#ifdef LQ_DEV_KNOBS
static int knob_env(const char* name, int dflt) {
    const char* e = getenv(name);
    return e ? atoi(e) : dflt;
}
#define LQ_KNOB(var, name, dflt) static const int var = knob_env(name, dflt)
#else
#define LQ_KNOB(var, name, dflt) constexpr int var = (dflt)
#endif

static bool flat_cols_ok(int64_t C) { return C == 8 || C == 16 || C == 32 || C == 64; }
static int64_t colx_max_inner() {
    LQ_KNOB(v, "LQ_TUNE_COLX_INNER", 200);
    return v;
}
static int64_t periodic_target() {
    LQ_KNOB(v, "LQ_TUNE_PER_NB", 2048);
    return v > 0 ? v : 2048;
}
static int64_t periodic_blocks(int64_t C) { return C * ((periodic_target() + C / 2) / C); }

static int64_t row_chunks(int64_t L, int64_t CH) {
    int64_t nc = ceil_div(L, CH);
    const int64_t r = L % CH;
    if (nc > 1 && r != 0 && r * 8 <= CH) nc -= 1;
    return nc;
}

static Plan make_plan(int64_t outer, int64_t G, int64_t inner, int force_bs = 0) {
    Plan pl;
    memset(&pl, 0, sizeof(pl));
    const int64_t N = outer * G * inner;
    int64_t R, L, f_outer;
    bool col = false;
    if (G == 1) {
        R = 1;
        L = N;
        f_outer = 1;
    } else {
        R = outer * G;
        L = inner;
        f_outer = outer;
        LQ_KNOB(colx, "LQ_TUNE_COLX", 1);
        const bool short_rows_many_layers = colx && inner >= 16 && inner < colx_max_inner() && outer >= 32 && (G * inner) % 32 == 0 &&
                                            G * inner > 64 && (double)N >= (double)kPeriodic4Min && !(inner % 4 == 0 && (inner & (inner - 1)) == 0);
        if ((inner < 16 && outer > 1) || short_rows_many_layers) {
            const int64_t C = G * inner;
            int64_t RB;
            int64_t nby = 0;
            int per4 = 0;
            if (C <= 64 && (double)outer * (double)C >= (double)kPeriodic4Min) {
                per4 = 1;
                nby = periodic_blocks(C);
                const int64_t k = 64 / C;
                RB = ceil_div(ceil_div(outer, nby), 4 * k) * 4 * k;
            } else if (C <= 64) {
                const int64_t k = 64 / C;
                RB = ceil_div(ceil_div(16384, C), 4 * k) * 4 * k;
                const int64_t rb_par = ceil_div(ceil_div(outer, 1024), 4 * k) * 4 * k;
                if (rb_par < RB) RB = rb_par;
            } else {
                RB = ceil_div(outer * ceil_div(C, 256), 512);
                RB = ceil_div(RB, 16) * 16;
                if (RB > 128) RB = 128;
                if ((double)outer * (double)C >= (double)kPeriodic4Min) RB = kColRbFused;
                if (short_rows_many_layers && ceil_div(outer, kColRbFused) * C > 2 * R) RB = kColRbBwd;
            }
            if (RB > outer) RB = outer;
            if (!nby) nby = ceil_div(outer, RB);
            if (nby * C <= R || (short_rows_many_layers && nby * C <= 2 * R)) {
                col = true;
                pl.mode = MODE_COL;
                pl.C = C;
                pl.rps = RB;
                pl.ysplit = nby;
                pl.per4 = per4;
                pl.np = nby * C;
                if (per4 && flat_cols_ok(C)) {
                    const int64_t fb = ceil_div(ceil_div(outer * C, 4) + 1, (int64_t)kFlatColsBlock * 2);
                    if (fb * C > pl.np) pl.np = fb * C;
                }
                if (C > 64 && C <= 256 && (double)outer * (double)C >= (double)kPeriodic4Min && periodic_blocks(C) * C > pl.np)
                    pl.np = periodic_blocks(C) * C;
                pl.gstride = inner;
                pl.n1 = nby;
                pl.stride1 = C;
                pl.n2 = inner;
            }
        }
    }
    if (!col) {
        pl.R = R;
// ... 53 lines not shown
static int check_hip(const char* what) {
    hipError_t e = hipGetLastError();
    if (e != hipSuccess) return fail(LQ_EHIP, "%s: %s", what, hipGetErrorString(e));
    return LQ_OK;
}

static bool aligned(const void* p, size_t a) { return (reinterpret_cast<uintptr_t>(p) % a) == 0; }

static int check_desc(int64_t outer, int64_t G, int64_t inner) {
    if (outer <= 0 || G <= 0 || inner <= 0) return fail(LQ_EINVAL, "descriptor extents must be positive (outer=%lld G=%lld inner=%lld)", (long long)outer, (long long)G, (long long)inner);
    const double n = (double)outer * (double)G * (double)inner;
    if (n > 9.0e15) return fail(LQ_EINVAL, "tensor too large");
    return LQ_OK;
}

static size_t ws_bytes_for(const Plan& pl) {
    size_t np = (size_t)(pl.np_ws > pl.np ? pl.np_ws : pl.np);
    np = (np + 63) / 64 * 64;
    return np * 16 + 256;
}

static int bind_ws(Params& p, const Plan& pl, void* ws, size_t ws_bytes) {
    if (!ws) return fail(LQ_EWORKSPACE, "workspace is NULL (need %zu bytes)", ws_bytes_for(pl));
    if (!aligned(ws, 16)) return fail(LQ_EALIGN, "workspace must be 16-byte aligned");
    if (ws_bytes < ws_bytes_for(pl)) return fail(LQ_EWORKSPACE, "workspace too small: %zu < %zu bytes", ws_bytes, ws_bytes_for(pl));
    size_t np = ((size_t)(pl.np_ws > pl.np ? pl.np_ws : pl.np) + 63) / 64 * 64;
    p.pa = reinterpret_cast<uint32_t*>(ws);
    p.pb = p.pa + np;
    p.pc = reinterpret_cast<double*>(p.pb + np);
    return LQ_OK;
}

static int row_small_lpr_log2_vec(int64_t L) {
    const int64_t l4 = L / 4;
    int lg = 0;
    while ((1 << lg) < l4 && lg < 6) ++lg;
    return lg;
}
static bool row_small_vec(const Plan& pl, const void* P, const void* dy, const void* out) {
    return pl.L % 4 == 0 && pl.L >= 8 && aligned(P, 16) && (!dy || aligned(dy, 16)) && (!out || aligned(out, 16));
}

static void col_variant(const Plan& pl, const void* P, const void* dy, const void* out, int& variant, int64_t& nbx,
                        bool allow_periodic4 = true) {
    const bool al16 = aligned(P, 16) && (!dy || aligned(dy, 16)) && (!out || aligned(out, 16));
    const double bytes = (double)pl.C * (double)pl.ysplit * (double)pl.rps * 4.0;
    if (pl.C <= 64) {
        variant = (allow_periodic4 && pl.per4 && al16) ? (bytes >= (double)kNtBytes ? 7 : 6) : 0;
        nbx = 1;
    } else if (pl.C % 4 == 0 && aligned(P, 16) && (!dy || aligned(dy, 16)) && (!out || aligned(out, 16))) {
        variant = ((double)pl.C * (double)pl.ysplit * (double)pl.rps * 4.0 >= (double)kNtBytes) ? 5 : 4;
        nbx = ceil_div(pl.C, 256);
    } else {
        variant = 1;
        nbx = ceil_div(pl.C, 64);
    }
}


#ifdef LQ_DEV_KNOBS
constexpr bool kDevKnobs = true;
#else
constexpr bool kDevKnobs = false;
#endif

template <int OP>
static int launch_stream2_impl(Plan& pl, const Params& p, hipStream_t st);

template <int OP>
static int launch_stream2(Plan& pl, const Params& p, hipStream_t st) {
    if constexpr (OP == OP_FWD || OP == OP_BWD || OP == OP_FUSED) return launch_stream2_impl<OP>(pl, p, st);
    else return 0;
}

template <int OP>
static int launch_stream2_impl(Plan& pl, const Params& p, hipStream_t st) {
    using O = OpT<OP>;
    const double numel = (double)p.outer * (double)p.G * (double)p.inner;
    if (numel < (double)kPeriodic4Min) return 0;
    if (p.out_perm || p.dy_perm) return 0;
    FlatIdx fx;
    fx.inner = make_fastdiv((uint32_t)(p.inner < 4294967296ll ? p.inner : 1));
    fx.G = make_fastdiv((uint32_t)(p.G < 4294967296ll ? p.G : 1));
    (void)fx;
    if (pl.mode == MODE_ROW_BIG) {
        if constexpr (OP == OP_FWD) {
            LQ_KNOB(off_rb, "LQ_TUNE_S2", 0);
            const int64_t nn = p.outer * p.G * p.inner;
            const bool poor_fill = (double)pl.L / (double)(pl.nc * pl.CH) < 0.95;
            if (!(off_rb & 256) && (pl.L % 32 != 0 || poor_fill || !(off_rb & 32768)) && aligned(p.P, 16) && aligned(p.out, 16)) {
                const int64_t nv = nn >> 2;
                const int rem = (int)(nn & 3);
                const int64_t blocks = ceil_div(nv + (rem ? 1 : 0), 512);
                if (blocks <= 2147483647ll) {
                    const bool ntb = numel * 4.0 >= (double)kNtBytes;
                    const bool wide = nn >= 4294967296ll;
#define LQ_FLATR(NT_, GM_) hipExtLaunchKernelGGL((k_flat_fwd<OP, 512, NT_, GM_>), dim3((unsigned)blocks), dim3(512), 0, st, g_prof_start, g_prof_stop, 0, p, fx, nv, rem)
                    if (pl.L % 4 == 0) {
                        if (ntb) { if (wide) LQ_FLATR(1, 2); else LQ_FLATR(1, 0); }
                        else LQ_FLATR(0, 0);
                    } else if (!(off_rb & 512) && (double)pl.L / (double)(pl.nc * pl.CH) >= 0.8) {
                        return 0;
                    } else {
                        if (ntb) { if (wide) LQ_FLATR(1, 7); else LQ_FLATR(1, 6); }
                        else LQ_FLATR(0, 6);
                    }
#undef LQ_FLATR
                    return check_hip("flat forward launch") ? -1 : 1;
                }
            }
        } else {
            LQ_KNOB(off_rb, "LQ_TUNE_S2", 0);
            const int nwin = (int)(pl.L % 4 ? (pl.L + 6) / 4 : pl.L / 4);
            const bool al = aligned(p.P, 16) && aligned(p.dy, 16) && (!O::kStore || aligned(p.out, 16));
            LQ_KNOB(win_max, "LQ_TUNE_WIN_MAX", 384);
            const bool wide_ok = pl.L % 4 != 0 && (double)pl.L / 2048.0 < 0.95;
            if (!(off_rb & 128) && pl.bs == 256 && pl.nc == 2 && (nwin <= win_max || wide_ok) && nwin <= 512 && al && !p.direct && pl.R < 4294967296ll) {
                const int64_t blocks = ceil_div(pl.R, (int64_t)kWavesPerBlock);
                if (blocks <= 2147483647ll) {
                    const int64_t n = p.outer * p.G * p.inner;
                    const bool ntb = numel * 4.0 >= (double)kNtBytes;
                    const FastDiv fG = make_fastdiv((uint32_t)p.G);
                    const int64_t f_outer = pl.R / p.G;
                    pl.nc = 1;
                    pl.np = pl.R;
                    pl.gstride = f_outer;
                    pl.n1 = f_outer;
                    pl.stride1 = 1;
                    pl.n2 = 1;
#define LQ_WINB(NT_, V_) hipLaunchKernelGGL((k_row_win<OP, NT_, 6, V_, 1>), dim3((unsigned)blocks), dim3(kBlock), 0, st, p, fG, pl.R, (int)pl.L, n)
                    if (nwin <= 320) { if (ntb) LQ_WINB(1, 5); else LQ_WINB(0, 5); }
                    else if (nwin <= 384) { if (ntb) LQ_WINB(1, 6); else LQ_WINB(0, 6); }
                    else if (nwin <= 448) { if (ntb) LQ_WINB(1, 7); else LQ_WINB(0, 7); }
                    else { if (ntb) LQ_WINB(1, 8); else LQ_WINB(0, 8); }
#undef LQ_WINB
                    return check_hip("row-window launch") ? -1 : 1;
                }
            }
        }
        return 0;
    }
    const bool al16 = aligned(p.P, 16) && (!O::kDy || aligned(p.dy, 16)) && (!O::kStore || aligned(p.out, 16));
    if (!al16) return 0;
    LQ_KNOB(off, "LQ_TUNE_S2", 0);
    const bool nt = numel * 4.0 >= (double)kNtBytes;
    const int64_t n = p.outer * p.G * p.inner;
    if constexpr (OP == OP_FWD) {
        const bool one_group = p.inner % 4 == 0;
        const bool scale4 = p.inner == 1 && p.G % 4 == 0 && aligned(p.s, 16) && !(off & 32);
        const bool scale4u = p.inner == 1 && p.G % 4 != 0 && p.G > 64 && !(off & 8192);
        const bool cols_pow2 = pl.mode == MODE_COL && pl.per4 && flat_cols_ok(pl.C) && !(off & 64);
        const bool straddle = pl.mode == MODE_ROW_SMALL && pl.L >= 4 && pl.L % 4 != 0 && !(off & 256);
        if (straddle) {
            const int64_t nv = n >> 2;
            const int rem = (int)(n & 3);
            const int64_t blocks = ceil_div(nv + (rem ? 1 : 0), 512);
            if (blocks <= 2147483647ll) {
                const bool wide = n >= 4294967296ll;
#define LQ_FLATS(NT_, GM_) hipLaunchKernelGGL((k_flat_fwd<OP, 512, NT_, GM_>), dim3((unsigned)blocks), dim3(512), 0, st, p, fx, nv, rem)
                if (nt) { if (wide) LQ_FLATS(1, 7); else LQ_FLATS(1, 6); }
                else LQ_FLATS(0, 6);
#undef LQ_FLATS
                return check_hip("flat forward launch") ? -1 : 1;
            }
        }
        if (scale4u && !(off & 1)) {
            const int64_t nv = n >> 2;
            const int rem = (int)(n & 3);
            const int64_t blocks = ceil_div(nv + (rem ? 1 : 0), 512);
            if (blocks <= 2147483647ll) {
                const bool wide = n >= 4294967296ll;
#define LQ_FLATU(NT_, GM_) hipLaunchKernelGGL((k_flat_fwd<OP, 512, NT_, GM_>), dim3((unsigned)blocks), dim3(512), 0, st, p, fx, nv, rem)
                if (nt) { if (wide) LQ_FLATU(1, 9); else LQ_FLATU(1, 8); }
                else LQ_FLATU(0, 8);
#undef LQ_FLATU
                return check_hip("flat forward launch") ? -1 : 1;
            }
        }
        LQ_KNOB(gather_on, "LQ_TUNE_GATHER", 1);
        if (gather_on && !(off & 1) && pl.mode == MODE_COL && !one_group && !scale4 && !scale4u && !cols_pow2 && n < 4294967296ll) {
            const int64_t nv = n >> 2;
// ... 252 lines not shown
#undef LQ_WIN
                return check_hip("row-window launch") ? -1 : 1;
            }
        }
        if ((off & 8) || pl.L > 64 || pl.L < 8 || pl.L % 4 != 0) return 0;
        const int lg = row_small_lpr_log2_vec(pl.L);
        LQ_KNOB(tiny_u, "LQ_TUNE_TINY_U", 2);
        int U = (1 << lg) < tiny_u ? (1 << lg) : tiny_u;
        if (U != 2 && U != 4) U = 2;
        const int64_t rows_per_block = (int64_t)kWavesPerBlock * (64 >> lg) * U;
        const int64_t blocks = ceil_div(pl.R, rows_per_block);
        if (blocks > 2147483647ll) return 0;
        if (pl.R >= 4294967296ll) return 0;
        const int gm = (p.outer == 1) ? 0 : 1;
#define LQ_TINY3(NT_, U_, LG_) do { \
            if (gm == 0) hipLaunchKernelGGL((k_row_tiny<OP, NT_, U_, LG_, 0>), dim3((unsigned)blocks), dim3(kBlock), 0, st, p, pl.R, (int)pl.L); \
            else hipLaunchKernelGGL((k_row_tiny<OP, NT_, U_, LG_, 1>), dim3((unsigned)blocks), dim3(kBlock), 0, st, p, pl.R, (int)pl.L); } while (0)
#ifdef LQ_DEV_KNOBS
#define LQ_TINY2(NT_) do { \
            if (lg == 1) LQ_TINY3(NT_, 2, 1); \
            else if (lg == 2) { if (U == 2) LQ_TINY3(NT_, 2, 2); else LQ_TINY3(NT_, 4, 2); } \
            else if (lg == 3) { if (U == 2) LQ_TINY3(NT_, 2, 3); else LQ_TINY3(NT_, 4, 3); } \
            else { if (U == 2) LQ_TINY3(NT_, 2, 4); else LQ_TINY3(NT_, 4, 4); } } while (0)
#else
#define LQ_TINY2(NT_) do { \
            if (lg == 1) LQ_TINY3(NT_, 2, 1); \
            else if (lg == 2) LQ_TINY3(NT_, 2, 2); \
            else if (lg == 3) LQ_TINY3(NT_, 2, 3); \
            else LQ_TINY3(NT_, 2, 4); } while (0)
#endif
        if (nt) LQ_TINY2(1); else LQ_TINY2(0);
#undef LQ_TINY2
#undef LQ_TINY3
        return check_hip("tiny-row launch") ? -1 : 1;
    }
}

template <int OP>
constexpr bool kStreamOp = OP == OP_FWD || OP == OP_BWD || OP == OP_FUSED;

→ **Your objective**
The expected answer is an exact copy of the lines above, beginning at the line with "static int64_t row_chunks(int64_t" and ending at the line with "const bool short_rows_many_layers", with both ends in.

→ **Expected answer**
static int64_t row_chunks(int64_t L, int64_t CH) {
    int64_t nc = ceil_div(L, CH);
    const int64_t r = L % CH;
    if (nc > 1 && r != 0 && r * 8 <= CH) nc -= 1;
    return nc;
}

static Plan make_plan(int64_t outer, int64_t G, int64_t inner, int force_bs = 0) {
    Plan pl;
    memset(&pl, 0, sizeof(pl));
    const int64_t N = outer * G * inner;
    int64_t R, L, f_outer;
    bool col = false;
    if (G == 1) {
        R = 1;
        L = N;
        f_outer = 1;
    } else {
        R = outer * G;
        L = inner;
        f_outer = outer;
        LQ_KNOB(colx, "LQ_TUNE_COLX", 1);
        const bool short_rows_many_layers = colx && inner >= 16 && inner < colx_max_inner() && outer >= 32 && (G * inner) % 32 == 0 &&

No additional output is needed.